Within those workarounds someone talked about renaming labels and partitions and that may be true in some situations where the installation has progressed to completion. I'm only repeating the post here because it taught me a little about getting a separate terminal out of HA without breaking it further: Ctrl-Alt-F2

However, the whole thing about workarounds and renaming labels falls apart because there is nothing to fix, and by that I mean that is what if the partitions and all that underlying stuff may have failed in various ways and there's nothing to operate those fixes on. The key for me was noticing the Dependency failed part of the boot process:

This, my friends, was my aha! moment, the part where latent pieces of the boot and file structure might not have been correctly expunged from the system.

Whether it is a bug or not is debatable. What is important is that removing this part of the information is the key. So, back to the recommended Method 1 of the official HA installation, before I restored the HassOS image I decided to wipe the disk with zero's as well as remove all partitions.

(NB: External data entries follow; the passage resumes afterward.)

template <typename TV, typename TL, int P_T>
__device__ __forceinline__ void msda_bwd_gv_direct_body(const int64_t* __restrict__ shapes, const int64_t* __restrict__ lsi,
                                                        const TL* __restrict__ loc, const TL* __restrict__ attn,
                                                        const TV* __restrict__ grad_out, TV* __restrict__ grad_value,
                                                        const MsdaDims& d, int ut, int rows_max, int compact, unsigned long long* stamps,
                                                        uint32_t vblock, unsigned char* smem) {
  stamp_begin(stamps);
  constexpr int D = 32;
  float4_t* grows = reinterpret_cast<float4_t*>(smem);
  float* l_wt = reinterpret_cast<float*>(grows + kGvdQc * kGvdPartPieces);
  uint32_t* cnt = reinterpret_cast<uint32_t*>(l_wt + kGvdCap);
  uint32_t* alloc = cnt + kGvdRows;
  int* meta = reinterpret_cast<int*>(alloc + 4);
  uint16_t* l_slot = reinterpret_cast<uint16_t*>(meta + 4 * kLevelsMax);

  const int P = P_T > 0 ? P_T : d.P;
  const int tid = threadIdx.x, lane = tid & 63;
  int rest, b, m;
  if (kGvPair16 && sizeof(TV) == 2 && (d.M & 1) == 0) gv_decode_block<true>(vblock, d.M, d.B, rest, b, m);
  else gv_decode_block<false>(vblock, d.M, d.B, rest, b, m);
  const int unit = rest / d.B;
  VNX_GVD_STAMP(0);

  const TV* go_head = grad_out + (int64_t(b) * d.Lq * d.M + m) * D;
  const uint32_t q_stride = uint32_t(d.M) * uint32_t(D);
  constexpr uint32_t kOutOfRange = 0x80000000u;
  const __amdgpu_buffer_rsrc_t go_src = uniform_rsrc(go_head, uint32_t(d.Lq) * q_stride * uint32_t(sizeof(TV)));
  int qc = kGvdSamples / P;
  qc = qc < kGvdQc ? qc : kGvdQc;
  float4_t pg[kGvdParts][kGvdRowPieces];
  auto request_rows = [&](int q_lo) {
    const int tg = opaque(tid);
#pragma unroll
    for (int part = 0; part < kGvdParts; ++part) {
#pragma unroll
      for (int i = 0; i < kGvdRowPieces; ++i) {
        const int g = i * kThreads + tg, ql = g / kGvdPartPieces;
        const bool ok = ql < qc && q_lo + ql < d.Lq;
        const uint32_t off = ok ? (__umul24(uint32_t(q_lo + ql), q_stride) + uint32_t(part * kGvdPartPieces + g % kGvdPartPieces) * 4u) * uint32_t(sizeof(TV))
                                : kOutOfRange;
        pg[part][i] = load4_buf<TV>(go_src, off);
      }
    }
  };
  auto stage_rows = [&](int part) {
    const int tg = opaque(tid);
#pragma unroll
    for (int i = 0; i < kGvdRowPieces; ++i)
      if ((i * kThreads + tg) / kGvdPartPieces < kGvdQc) grows[i * kThreads + tg] = pg[part][i];
  };
  int lvl = -1, r0 = 0, r1 = 0, Hl = 0, Wl = 0, start = 0, gshift = 0;
  bool packed = true;
  if (tid < d.L) {
    const int H = int(shapes[2 * tid]), W = int(shapes[2 * tid + 1]), first = int(lsi[tid]);
    const GvdSplit sp = gvd_level_split(H * W, ut, d.Lq, P, rows_max);
    meta[4 * tid] = H; meta[4 * tid + 1] = W; meta[4 * tid + 2] = first;
    meta[4 * tid + 3] = sp.units | (sp.rpu << 18) | (sp.gshift << 29);
  }
  for (int i = tid; i < kGvdRows; i += kThreads) cnt[i] = 0;
  if (tid == 0) alloc[0] = 0;
  lds_barrier();
  {
    int running = 0;
    int u = unit;
    for (int l = 0; l < d.L; ++l) {
      packed = packed && (meta[4 * l + 2] == running);
      running += meta[4 * l] * meta[4 * l + 1];
    }
    for (int l = d.L - 1; l >= 0; --l) {
      const int H = meta[4 * l], W = meta[4 * l + 1], st = meta[4 * l + 2];
      const uint32_t ur = uint32_t(meta[4 * l + 3]);
      const int n = H * W, units = int(ur & 0x3ffffu), rpu = int((ur >> 18) & 0x7ffu);
      if (lvl < 0) {
        if (u < units) {
          lvl = l; Hl = H; Wl = W; start = st; gshift = int(ur >> 29);
          r0 = u * rpu;
          r1 = r0 + rpu < n ? r0 + rpu : n;
        } else {
          u -= units;
        }
      }
    }
    packed = packed && (running == d.S);
  }
  if (!packed || lvl < 0) {
    return;
  }
  lvl = __builtin_amdgcn_readfirstlane(lvl); r0 = __builtin_amdgcn_readfirstlane(r0); r1 = __builtin_amdgcn_readfirstlane(r1);
  Hl = __builtin_amdgcn_readfirstlane(Hl); Wl = __builtin_amdgcn_readfirstlane(Wl); start = __builtin_amdgcn_readfirstlane(start);
  gshift = __builtin_amdgcn_readfirstlane(gshift);
  if (VNX_GVD_ABL == 1) { asm volatile("s_waitcnt vmcnt(0)" ::: "memory"); return; }
  const int rows = r1 - r0;
  VNX_GVD_STAMP(1);

  const int LP = d.L * P;
  const int64_t s_base = compact ? ((int64_t(b) * d.M + m) * d.L + lvl) * int64_t(d.Lq) * P
                                 : (int64_t(b) * d.Lq * d.M + m) * LP + lvl * P;
  const TL* attn_bm = attn + s_base;
  const TL* loc_bm = loc + 2 * s_base;
  const uint32_t s_stride = compact ? uint32_t(P) : uint32_t(d.M) * uint32_t(LP);
  const uint32_t n_samp = uint32_t(d.Lq) * s_stride;
  const __amdgpu_buffer_rsrc_t loc_src = uniform_rsrc(loc_bm, n_samp * 2u * uint32_t(sizeof(TL)));
  const __amdgpu_buffer_rsrc_t attn_src = uniform_rsrc(attn_bm, n_samp * uint32_t(sizeof(TL)));
  const float Hf = float(Hl), Wf = float(Wl);
  const int dr[4] = {0, 1, Wl, Wl + 1};
  TV* out = grad_value + ((int64_t(b) * d.S + start + r0) * d.M + m) * D;

  const int n_pass = (d.Lq + qc - 1) / qc;
  const uint32_t gmask = (1u << gshift) - 1u;

  auto do_pass = [&](const int pass, auto single_tag) {
    constexpr bool kSingle = decltype(single_tag)::value;
    const int q_lo = pass * qc;
    float sx[kGvdSpt], sy[kGvdSpt], sa[kGvdSpt];
    uint32_t svalid = 0;
    {
      const int tq = opaque(tid);
#pragma unroll
      for (int j = 0; j < kGvdSpt; ++j) {
        const uint32_t s = uint32_t(j * kThreads + tq);
        const uint32_t ql = P_T == 4 ? (s >> 2) : s / uint32_t(P);
        const uint32_t k = s - ql * uint32_t(P);
        const bool valid = int(ql) < qc && q_lo + int(ql) < d.Lq;
        svalid |= uint32_t(valid) << j;
        const uint32_t si = valid ? __umul24(uint32_t(q_lo) + ql, s_stride) + k : kOutOfRange;
        if constexpr (sizeof(TL) == 4) {
          const uint2_t xy = __builtin_bit_cast(uint2_t, __builtin_amdgcn_raw_buffer_load_b64(loc_src, int(si * 8u), 0, VNX_GVD_AUX));
          sx[j] = __uint_as_float(xy.x); sy[j] = __uint_as_float(xy.y);
          sa[j] = __uint_as_float(__builtin_amdgcn_raw_buffer_load_b32(attn_src, int(si * 4u), 0, VNX_GVD_AUX));
        } else {
          const uint32_t xy = __builtin_amdgcn_raw_buffer_load_b32(loc_src, int(si * 4u), 0, VNX_GVD_AUX);
          const uint32_t a16 = __builtin_amdgcn_raw_buffer_load_b16(attn_src, int(si * 2u), 0, VNX_GVD_AUX);
          sx[j] = to_acc(__builtin_bit_cast(TL, uint16_t(xy & 0xffffu))); sy[j] = to_acc(__builtin_bit_cast(TL, uint16_t(xy >> 16)));
          sa[j] = to_acc(__builtin_bit_cast(TL, uint16_t(a16)));
        }
      }
    }
    request_rows(q_lo);
    if (pass == 0) VNX_GVD_STAMP(2);

    uint32_t mask = 0;
    int row00[kGvdSpt];
    uint32_t rank[kGvdSpt][2];
#pragma unroll
    for (int j = 0; j < kGvdSpt; ++j) {
      row00[j] = 0; rank[j][0] = rank[j][1] = 0u;
      float lh = 0.f, lw = 0.f;
      uint32_t mj = 0;
      if (svalid & (1u << j)) {
        const float h = sy[j] * Hf - 0.5f, w = sx[j] * Wf - 0.5f;
        if (h > -1.f && w > -1.f && h < Hf && w < Wf) {
          const float hf = floorf(h), wf = floorf(w);
          const int h0 = int(hf), w0 = int(wf);
          lh = h - hf; lw = w - wf;
          const bool top = h0 >= 0, bot = h0 + 1 <= Hl - 1, lef = w0 >= 0, rig = w0 + 1 <= Wl - 1;
          const int p00 = h0 * Wl + w0;
          mj = (uint32_t(top && lef && p00 >= r0 && p00 < r1)) |
               (uint32_t(top && rig && p00 + 1 >= r0 && p00 + 1 < r1) << 1) |
               (uint32_t(bot && lef && p00 + Wl >= r0 && p00 + Wl < r1) << 2) |
               (uint32_t(bot && rig && p00 + Wl + 1 >= r0 && p00 + Wl + 1 < r1) << 3);
          row00[j] = p00 - r0;
        }
      }
      sy[j] = lh; sx[j] = lw;
      if (VNX_GVD_ABL == 2) mj = (lh + lw == 12345.f) ? mj : 0u;
#pragma unroll
      for (int t = 0; t < 4; ++t)
        if (mj & (1u << t)) {
          const uint32_t r = __hip_atomic_fetch_add(cnt + row00[j] + dr[t], 1u, __ATOMIC_RELAXED, __HIP_MEMORY_SCOPE_WORKGROUP);
          rank[j][t >> 1] |= r << ((t & 1) * 16);
        }
      mask |= mj << (4 * j);
    }
    if (pass == 0) VNX_GVD_STAMP(3);
    if (VNX_GVD_FULL_BARRIERS) __syncthreads(); else lds_barrier();
    if (pass == 0) VNX_GVD_STAMP(4);

    for (int rb = 0; rb < rows; rb += kThreads) {
      const int r = rb + tid;
      const uint32_t my_cnt = r < rows ? cnt[r] : 0u;
      const uint32_t incl = wave_inclusive_scan(my_cnt);
      const uint32_t wave_total = uint32_t(__builtin_amdgcn_readlane(int(incl), 63));
      uint32_t base = 0;
      if (lane == 0 && wave_total != 0)
        base = __hip_atomic_fetch_add(alloc, wave_total, __ATOMIC_RELAXED, __HIP_MEMORY_SCOPE_WORKGROUP);
      base = uint32_t(__builtin_amdgcn_readfirstlane(int(base)));
      if (r < rows) cnt[r] = my_cnt | ((base + incl - my_cnt) << 16);
    }
    if (VNX_GVD_FULL_BARRIERS) __syncthreads(); else lds_barrier();
    if (pass == 0) VNX_GVD_STAMP(5);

However, as you can see that was going to be more than a seven-(7) hour process for a 1TB disk:

I would not fault you, dear readers, if you haven't had any digital forensic background to understand the GUID Partition Table (GPT) But, it should suffice to say that overwriting that minimum 1% (one percent) of the disk would be more than enough to clear out the data and disassociate most of the disk information from mapping. Back in the days of boot sector viruses this place of the disk was always under contention because it presented a way for malware to load prior to the operating system and circumvent security protections and many other shenanigans!
To proof my theory, I decided to do the same data clearing for the 500GB disk on the Acer V5:

Once completing the image restore you should get a layout similar to this:

The only things to do now are to shutdown Live Ubuntu session, disconnect all external drives, connect any special hardware, boot-up, and (optionally) restoring from backup.

I'm going to give it about a week of live testing for functionality as well as looking at the power consumption from the wall. If things are stable then I might just shutdown the virtualized version and stick with this laptop version.
The next step of the puzzle is how to make use of the space beyond what the default HassOS image allocates by default for itself, approximately 30GB. I'm going to try to tackle that in a follow-up:

There is a mismatch somewhere in terms of what HassOS reports compared to how things are actually mapped on-disk. Here's what GParted reports from a Live Ubuntu session:

As can be seen, and similarly claimed during the installation process, the hassos-data partition did, in fact, expand to the rest of the disk. Why then is the built-in Disk metrics only reporting about 10GB left of free space? If you happen to come by this post and have an explanation, feel free to add it in the comments.
As for the Aspire E5, I'm currently leaning towards making it into just a full blown Docker or Podman host. The reason being that if I installed Proxmox VE on top of it then I'd have to contend with the extra hypervisor overhead on an already system memory challenged system. A simple Ubuntu or Debian Bookworm bare metal server installation might net me just the right amount of processing utility that I need.